What is needed: Among the lines of the records, please find those that contain the word "import" and copy them.

Study material:
################
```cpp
int walk(const NetPass& ps, PassEffects& fx) {
    frp_handle* h = ps.h;
    const Net& net = ps.net;
    fx = PassEffects();
    std::vector<TensorDims>& d = fx.dims;
    d.assign(net.n_bufs, TensorDims());
    d[net.in_buf] = {ps.H, ps.W, net.in_ch, false};
    const bool hashing = net.is_det && h->det_hash_on;
    if (hashing) HIPCHK(h, hipMemsetAsync(h->det_hashes.p, 0, 64 * 8, h->stream));
    size_t i = 0;
    FusedStem fused;
    if (ps.stem) FRPCHK(run_det_stems(ps, fx, i));
    else FRPCHK(run_emb_stem(ps, fx, i, fused));
    size_t end = net.ops.size();
    if (net.is_det && h->det_op_limit >= 0) end = std::min(end, (size_t)h->det_op_limit);
    for (; i < end; ++i) {
        const frp_conv_op& op = net.ops[i];
        const TensorDims in = flat_input(d[op.in_buf], op), out = conv_out_dims(in, op);
        if (net.kc_skip[i]) {
            set_out_dims(d, op, out);
            fx.flops += 2.0 * ps.batch * out.h * out.w * (double)op.cin * op.cout;
            continue;
        }
        ConvParams p = conv_params_for(ps, i, in, d, fused);
        if ((int)i == net.fc_op) pick_fc_splitk(ps, op, in, out, p, fx.fc);
        FRPCHK(launched(h, launch_conv(p, h->stream), "launch_conv"));
        set_out_dims(d, op, out);
        if (hashing && i < 64 && !ps.n_dev)
            FRPCHK(launched(h, launch_tensor_hash(net.bufs[op.out_buf].p, (size_t)ps.batch * out.h * out.w * out.c * (out.f32 ? 4 : 2),
                                                  (unsigned long long*)h->det_hashes.p + i, h->stream), "tensor_hash"));
        charge(op, out, ps.batch, fx);
    }
    return FRP_OK;
}

std::string graph_key(const NetPass& ps) {
    char kb[512];
    int len = snprintf(kb, sizeof kb, "%c|%d|%d|%d|%d|%p|%p|", ps.net.is_det ? 'd' : 'e', ps.batch, ps.H, ps.W, (int)ps.allow_wino, (const void*)ps.n_dev,
// ... 95 lines not shown
```

### face-recognition-platform_amd/csrc/net_program.h

```cpp
#pragma once
#include <string>
#include <vector>

#include "frp_blob.h"
#include "frp_internal.h"

struct frp_handle;

namespace frp {

struct DevBuf {
    void* p = nullptr;
    size_t cap = 0;
};

struct TensorDims {
    int h = 0, w = 0, c = 0;
    bool f32 = false;
    bool f8 = false;
};

struct Net {
    std::vector<frp_conv_op> ops;
    int n_bufs = 0;
    int in_buf = 0, in_ch = 0;
    bool is_det = false;
    std::vector<DevBuf> bufs;
    std::vector<TensorDims> dims;
    std::vector<int64_t> wino_off;
    std::vector<int> kc_skip;
    std::vector<int> kc_src;
    std::vector<int64_t> kc_w_off, kc_bias_off;
    bool det_stem = false;
    bool det_stem12 = false;
    bool emb_stem = false;
    int fuse_op = -1;
    bool fuse_ok = false;
    bool fuse_even_only = false;
    int fc_op = -1;
    std::vector<int> next_launch;
};

struct FcSplitK {
    int ksplit = 0, ktot = 0;
    const float* bias = nullptr;
};

struct PassEffects {
    double flops = 0, f8_flops = 0;
    int64_t launches = 0, f8_launches = 0;
    FcSplitK fc;
    std::vector<TensorDims> dims;
};
// ... 24 lines not shown
```

### face-recognition-platform_amd/native.py

```python
from __future__ import annotations

import ctypes as C
import os
import threading
from typing import Optional, Sequence, Tuple

import numpy as np

_HERE = os.path.dirname(os.path.abspath(__file__))
os.environ.setdefault("GPU_MAX_HW_QUEUES", "8")

LIB_PATH = os.environ.get("FRP_LIB") or os.path.join(_HERE, "libfrp.so")

EMB_DIM = 512
CHIP = 112
MAX_FACES_CAP = 128
MAX_TOPK = 64
FLAG_FORCED_K, FLAG_RGB, FLAG_NO_MATCH, FLAG_WITHIN = 1, 2, 4, 8
F32, F16, F64 = 0, 1, 2
JPEG_SUBSAMPLING = {"4:2:0": 420, "4:4:4": 444}
YUV_LAYOUTS = {"NV12": 0, "NV21": 1, "I420": 2, "YV12": 3}
YUV_MATRICES = {"BT601": 0, "BT709": 1, "JFIF": 2}
YUV_DEVICE = 1
QUALITY_TILE_H, QUALITY_TILE_W = 32, 64

ABI_SYMBOLS = [
    "frp_create", "frp_destroy", "frp_last_error", "frp_version", "frp_load_weights",
    "frp_gallery_set", "frp_gallery_set_device", "frp_gallery_reserve", "frp_gallery_commit", "frp_gallery_cancel", "frp_gallery_device_ptr", "frp_gallery_update_row", "frp_gallery_remove_row",
    "frp_jpeg_info_get", "frp_jpeg_coefficients", "frp_upload_jpeg_async", "frp_debug_jpeg_device_batches", "frp_debug_graph_replays",
    "frp_set_jpeg_selfsync", "frp_debug_jpeg_selfsync_batches", "frp_jpeg_selfsync_coefficients",
    "frp_dist_unique_id", "frp_dist_init", "frp_dist_destroy", "frp_gallery_allgather",
    "frp_gallery_size", "frp_gallery_get", "frp_gallery_exact", "frp_gallery_distances", "frp_gallery_get_exact",
    "frp_process_frames", "frp_upload_frames", "frp_process_resident", "frp_fetch_results", "frp_synchronize",
    "frp_host_alloc", "frp_host_free", "frp_upload_frames_async", "frp_swap_frames",
    "frp_upload_yuv", "frp_upload_yuv_async", "frp_get_frames",
    "frp_detect", "frp_detect_resident", "frp_get_det_source", "frp_finish_faces", "frp_process_pyramid", "frp_debug_pyramid_merge", "frp_get_head_map", "frp_debug_det_prefix", "frp_debug_det_hashes", "frp_decode_heads", "frp_align", "frp_debug_align_resident", "frp_embed_aligned", "frp_embed_faces",
    "frp_match", "frp_match_scores", "frp_debug_match_f16", "frp_match_within", "frp_set_within", "frp_fetch_within", "frp_face_quality", "frp_jpeg_encode_headers", "frp_encode_jpeg", "frp_encode_jpeg_coefficients", "frp_conv2d_nhwc", "frp_conv2d_f8", "frp_get_counters", "frp_reset_counters", "frp_set_profile",
]


class FrpConfig(C.Structure):
    _fields_ = [("struct_size", C.c_int32), ("max_batch", C.c_int32), ("max_faces", C.c_int32),
                ("max_h", C.c_int32), ("max_w", C.c_int32), ("profile", C.c_int32), ("reserved", C.c_int32 * 10)]


class FrpCounters(C.Structure):
    _fields_ = [("struct_size", C.c_int32), ("calls", C.c_int32), ("frames", C.c_int64), ("faces", C.c_int64),
                ("ms_h2d", C.c_double), ("ms_preprocess", C.c_double), ("ms_det_conv", C.c_double),
                ("ms_decode", C.c_double), ("ms_align", C.c_double), ("ms_emb_conv", C.c_double),
                ("ms_l2norm", C.c_double), ("ms_match", C.c_double), ("ms_d2h", C.c_double), ("ms_total", C.c_double),
                ("det_conv_flops", C.c_double), ("emb_conv_flops", C.c_double),
                ("det_conv_launches", C.c_int64), ("emb_conv_launches", C.c_int64),
# ... 168 lines not shown
    lib.frp_match_scores.argtypes = [vp, vp, i32, vp, i64]
    if hasattr(lib, "frp_debug_match_f16"):
        lib.frp_debug_match_f16.argtypes = [vp, vp, i32, i32, vp, vp, vp, i64]
    if hasattr(lib, "frp_match_within"):
        lib.frp_match_within.argtypes = [vp, vp, i32, f32, i32, vp, vp, vp]
        lib.frp_set_within.argtypes = [vp, f32, i32]
        lib.frp_fetch_within.argtypes = [vp, i32, i32, i32, vp, vp, vp]
    if hasattr(lib, "frp_face_quality"):
        lib.frp_face_quality.argtypes = [vp, vp, i32, u32, vp]
    if hasattr(lib, "frp_encode_jpeg"):
        lib.frp_jpeg_encode_headers.argtypes = [i32, i32, i32, i32, i32, vp, i64]
        lib.frp_jpeg_encode_headers.restype = i64
        lib.frp_encode_jpeg.argtypes = [vp, vp, i32, i32, i32, i32, u32, vp, i64, vp]
        lib.frp_encode_jpeg_coefficients.argtypes = [vp, vp, i32, i32, i32, u32, vp, i64]
    lib.frp_conv2d_nhwc.argtypes = [vp, vp, i32, i32, i32, i32, vp, i32, i32, i32, vp, vp, vp, i32, i32, i32, i32, vp]
    lib.frp_conv2d_f8.argtypes = [vp, vp, i32, i32, i32, i32, vp, i32, vp, vp, vp, vp, i32, i32, f32, f32, vp, vp]
    if hasattr(lib, "frp_kstep_lab"):
        lib.frp_conv_bench.argtypes = [vp] + [i32] * 11 + [C.POINTER(C.c_float), vp]
        lib.frp_mfma_peak.argtypes = [vp, i32, i32, C.POINTER(C.c_float)]
        lib.frp_kstep_lab.argtypes = [vp, i32, i32, C.POINTER(C.c_float)]
    lib.frp_get_counters.argtypes = [vp, C.POINTER(FrpCounters)]
    lib.frp_reset_counters.argtypes = [vp]
    lib.frp_set_profile.argtypes = [vp, i32]
    _lib = lib
    return lib


def _ptr(a: Optional[np.ndarray]):
    return None if a is None else a.ctypes.data_as(C.c_void_p)

# ... 529 lines not shown
        N, H, W, Cin = x.shape
        Cout, k = w.shape[0], w.shape[1]
        pad = k // 2
        Ho, Wo = (H + 2 * pad - k) // stride + 1, (W + 2 * pad - k) // stride + 1
        out = np.empty((N, Ho, Wo, Cout), dtype=np.float32 if (flags & 2) else np.float16)
        rh = rw = 0
        if res is not None:
            res = np.ascontiguousarray(res, dtype=np.float16)
            rh, rw = res.shape[1], res.shape[2]
        if slope is not None:
            slope = np.ascontiguousarray(slope, dtype=np.float32)
        self._chk(self._lib.frp_conv2d_nhwc(self._h, _ptr(x), N, H, W, Cin, _ptr(w), Cout, k, stride, _ptr(bias), _ptr(slope),
                                            _ptr(res), rh, rw, act, flags, _ptr(out)))
        return out

    def conv2d_f8(self, x8, w8, wscale, bias, act=0, slope=None, res=None, flags=0, in_scale=1.0, out_scale=1.0,
                  out_fp8=False, copy_fp8=False):
        x8 = np.ascontiguousarray(x8, dtype=np.uint8)
        w8 = np.ascontiguousarray(w8, dtype=np.uint8)
        N, H, W, Cin = x8.shape
        Cout = w8.shape[0]
        wscale = np.ascontiguousarray(wscale, dtype=np.float32)
        bias = np.ascontiguousarray(bias, dtype=np.float32)
        if slope is not None:
            slope = np.ascontiguousarray(slope, dtype=np.float32)
        if res is not None:
            res = np.ascontiguousarray(res, dtype=np.float16)
        out = np.empty((N, H, W, Cout), np.uint8 if out_fp8 else np.float16)
        out2 = np.empty((N, H, W, Cout), np.uint8) if copy_fp8 else None
        self._chk(self._lib.frp_conv2d_f8(self._h, _ptr(x8), N, H, W, Cin, _ptr(w8), Cout, _ptr(wscale), _ptr(bias), _ptr(slope),
# ... 42 lines not shown
```

### include/frp.h

```cpp
#ifndef FRP_H
#define FRP_H

#include <stddef.h>
#include <stdint.h>

#ifdef __cplusplus
extern "C" {
#endif

#define FRP_EMB_DIM 512
#define FRP_CHIP 112
#define FRP_KPS 5
#define FRP_MAX_FACES_CAP 128
#define FRP_MAX_TOPK 64

typedef enum frp_status {
    FRP_OK = 0,
    FRP_ERR_INVALID = -1,
    FRP_ERR_HIP = -2,
    FRP_ERR_NO_WEIGHTS = -3,
    FRP_ERR_NO_GALLERY = -4,
    FRP_ERR_BLOB = -5,
    FRP_ERR_OOM = -6
} frp_status;
// ... 149 lines not shown
int frp_face_quality(frp_handle* h, const int32_t* rects, int32_t n, uint32_t flags, int64_t* sums);

#define FRP_JPEG_420 420
#define FRP_JPEG_444 444
int64_t frp_jpeg_encode_headers(int32_t width, int32_t height, int32_t quality, int32_t subsampling, int32_t restart_mcus, uint8_t* out, int64_t cap);
int frp_encode_jpeg(frp_handle* h, const int32_t* rects, int32_t n, int32_t quality, int32_t subsampling, int32_t restart_mcus, uint32_t flags,
                    uint8_t* out, int64_t out_cap, int64_t* offsets);
int frp_encode_jpeg_coefficients(frp_handle* h, const int32_t* rects, int32_t n, int32_t quality, int32_t subsampling, uint32_t flags,
                                 int16_t* coef, int64_t coef_elems);

int frp_conv2d_nhwc(frp_handle* h, const void* x, int32_t N, int32_t H, int32_t W, int32_t Cin,
                    const void* w, int32_t Cout, int32_t ksize, int32_t stride,
                    const float* bias, const float* slope, const void* res, int32_t res_h, int32_t res_w,
                    int32_t act, int32_t flags, void* out);

int frp_conv2d_f8(frp_handle* h, const void* x8, int32_t N, int32_t H, int32_t W, int32_t Cin, const void* w8, int32_t Cout,
                  const float* wscale, const float* bias, const float* slope, const void* res16, int32_t act, int32_t flags,
                  float in_scale, float out_scale, void* out, void* out2_f8);

int frp_get_counters(frp_handle* h, frp_counters* out);
int frp_reset_counters(frp_handle* h);
int frp_set_profile(frp_handle* h, int32_t on);

#ifdef __cplusplus
}
#endif
#endif
```

Measured before the change: 28490 faces/s.

## Fuse consecutive 64-channel 3x3 conv pairs with residual into one block kernel

Adds a kernel that runs two back-to-back 64-channel 3x3 convolutions (a residual basic block) in one launch. The intermediate activation stays in an LDS ring buffer, and the input tile is reused for the residual add. Half the waves compute layer one while the other half compute layer two, pipelined over row groups. A net-analysis pass marks eligible op pairs, and a fill heuristic decides at run time whether to use the fused path. This removes the HBM round trip of the intermediate tensor and one launch per block, at the cost of near-maximal LDS use, halo recompute and a fill-dependent schedule.

```diff
diff --git a/face-recognition-platform_amd/csrc/conv3x3_block64.hip b/face-recognition-platform_amd/csrc/conv3x3_block64.hip
--- /dev/null
+++ b/face-recognition-platform_amd/csrc/conv3x3_block64.hip
@@ -0,0 +1,313 @@
+#include <hip/hip_runtime.h>
+#include <stdint.h>
+#include <stdlib.h>
+#include "frp_internal.h"
+#include "conv_common.h"
+
+namespace frp {
+
+#define B64_PITCH 144
+#define B64_IN_ROW (BLOCK64_IN_W * B64_PITCH)
+#define B64_IN_PIECES 20
+#define B64_IN_GRP (B64_IN_PIECES * 1024)
+#define B64_IN_NGRP 4
+#define B64_MID_ROW (32 * B64_PITCH)
+#define B64_MID_ROWS 16
+#define B64_OFF_MID (B64_IN_NGRP * B64_IN_GRP)
+#define B64_OFF_PAR (B64_OFF_MID + B64_MID_ROWS * B64_MID_ROW + 512)
+#define B64_LDS (B64_OFF_PAR + (9 * 64 + 3 * 64) * 4)
+static_assert(4 * B64_IN_ROW <= B64_IN_GRP && 4 * BLOCK64_IN_W * 9 <= B64_IN_PIECES * 64, "input group");
+static_assert(B64_LDS == BLOCK64_LDS_BYTES && B64_LDS <= 160 * 1024, "LDS budget (frp_internal.h: BLOCK64_LDS_BYTES)");
+#ifndef B64_ABL
+#define B64_ABL 0
+#endif
+
+typedef unsigned b64_u32x4 __attribute__((ext_vector_type(4)));
+
+template <int ACT1, bool BORDER1, int ACT2>
+__global__ __launch_bounds__(512, 2) void conv3x3_block64_kernel(Block64Params p_in) {
+    extern __shared__ __attribute__((aligned(256))) unsigned char smem[];
+    Block64Params p = p_in;
+    int N = p.N;
+    if (p.n_dev) {
+        const int n = *p.n_dev;
+        N = n < 0 ? 0 : (n > p.N ? p.N : n);
+    }
+    const int t = threadIdx.x;
+    const int lane = t & 63;
+    const int wave = __builtin_amdgcn_readfirstlane(t >> 6);
+    const int layer = wave >> 2, wl = wave & 3, wc = wl & 1, wp = wl >> 1;
+    const int fr = lane & 31, fh = lane >> 5;
+    const int per_img = p.strips * p.segs;
+    const int n_items = N * per_img;
+    const int H = p.H, W = p.W;
+
+    const unsigned io_bytes = (unsigned)((long)p.N * H * W * 128);
+    const __amdgpu_buffer_rsrc_t xrsrc = __builtin_amdgcn_make_buffer_rsrc((void*)p.x, 0, io_bytes, 0x00020000);
+    const __amdgpu_buffer_rsrc_t orsrc = __builtin_amdgcn_make_buffer_rsrc(p.out, 0, io_bytes, 0x00020000);
+
+    float* lds_bias1 = reinterpret_cast<float*>(smem + B64_OFF_PAR);
+    float* lds_slope1 = lds_bias1 + 9 * 64;
+    float* lds_bias2 = lds_slope1 + 64;
+    float* lds_slope2 = lds_bias2 + 64;
+    for (int i = t; i < 9 * 64; i += 512) lds_bias1[i] = (BORDER1 || i < 64) ? p.bias1[i] : 0.f;
+    if (t < 64) {
+        lds_slope1[t] = (ACT1 == FRP_ACT_PRELU && p.slope1) ? p.slope1[t] : 0.f;
+        lds_bias2[t] = p.bias2[t];
+        lds_slope2[t] = (ACT2 == FRP_ACT_PRELU && p.slope2) ? p.slope2[t] : 0.f;
+    }
+
+    half8 A[36];
+    {
+        const _Float16* wrow = (layer ? p.w2 : p.w1) + (long)(wc * 32 + fr) * 576 + 8 * fh;
+#pragma unroll
+        for (int s = 0; s < 36; ++s) A[s] = *reinterpret_cast<const half8*>(wrow + (s >> 2) * 64 + (s & 3) * 16);
+    }
+    __syncthreads();
+
+    int lane_e = lane;
+    const int lbase = fr * B64_PITCH + fh * 16;
+    floatx16 acc[2];
+
+    for (int item = blockIdx.x; item < n_items; item += gridDim.x) {
+        const Block64Item wi = block64_item(item, p.strips, p.segs, p.seg_rows, H);
+        const int n = wi.n, ys = wi.ys, ye = wi.ye, x0 = wi.x0, K = wi.K;
+
+        retire_lds_reads();
+        __builtin_amdgcn_s_barrier();
+
+        auto multiply = [&](const auto& rp) __attribute__((always_inline)) {
+#pragma unroll
+            for (int b = 0; b < 2; ++b)
+#pragma unroll
+                for (int e = 0; e < 16; ++e) acc[b][e] = 0.f;
+            half8 bf[3][2];
+            auto rd = [&](int s, int S) {
+                const int tap = s >> 2, kk = s & 3;
+#pragma unroll
+                for (int b = 0; b < 2; ++b)
+                    bf[S][b] = *reinterpret_cast<const half8*>(rp[b + tap / 3] + (tap % 3) * B64_PITCH + kk * 32);
+            };
+            rd(0, 0);
+            rd(1, 1);
+#pragma unroll
+            for (int s = 0; s < 36; ++s) {
+                if (s + 2 < 36) rd(s + 2, (s + 2) % 3);
+                if (!(B64_ABL & 4)) {
+#pragma unroll
+                    for (int b = 0; b < 2; ++b) acc[b] = __builtin_amdgcn_mfma_f32_32x32x16_f16(A[s], bf[s % 3][b], acc[b], 0, 0, 0);
+                } else {
+                    asm volatile("" ::"v"(bf[s % 3][0]), "v"(bf[s % 3][1]));
+                }
+                __builtin_amdgcn_sched_barrier(0);
+            }
+        };
+
+        if (layer == 0) {
+            auto issue_group = [&](int g) {
+                if (B64_ABL & 2) return;
+                const int gy = ys - 6 + 4 * g;
+                unsigned char* dst = smem + (g & 3) * B64_IN_GRP;
+#pragma unroll
+                for (int j = 0; j < 5; ++j) {
+                    const int piece = wl + 4 * j;
+                    const int sl = piece * 64 + lane_e;
+                    const int R = (sl * 7282) >> 16, chunk = sl - 9 * R;
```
################
Answer for the task:
from __future__ import annotations
import ctypes as C
import os
import threading
from typing import Optional, Sequence, Tuple
import numpy as np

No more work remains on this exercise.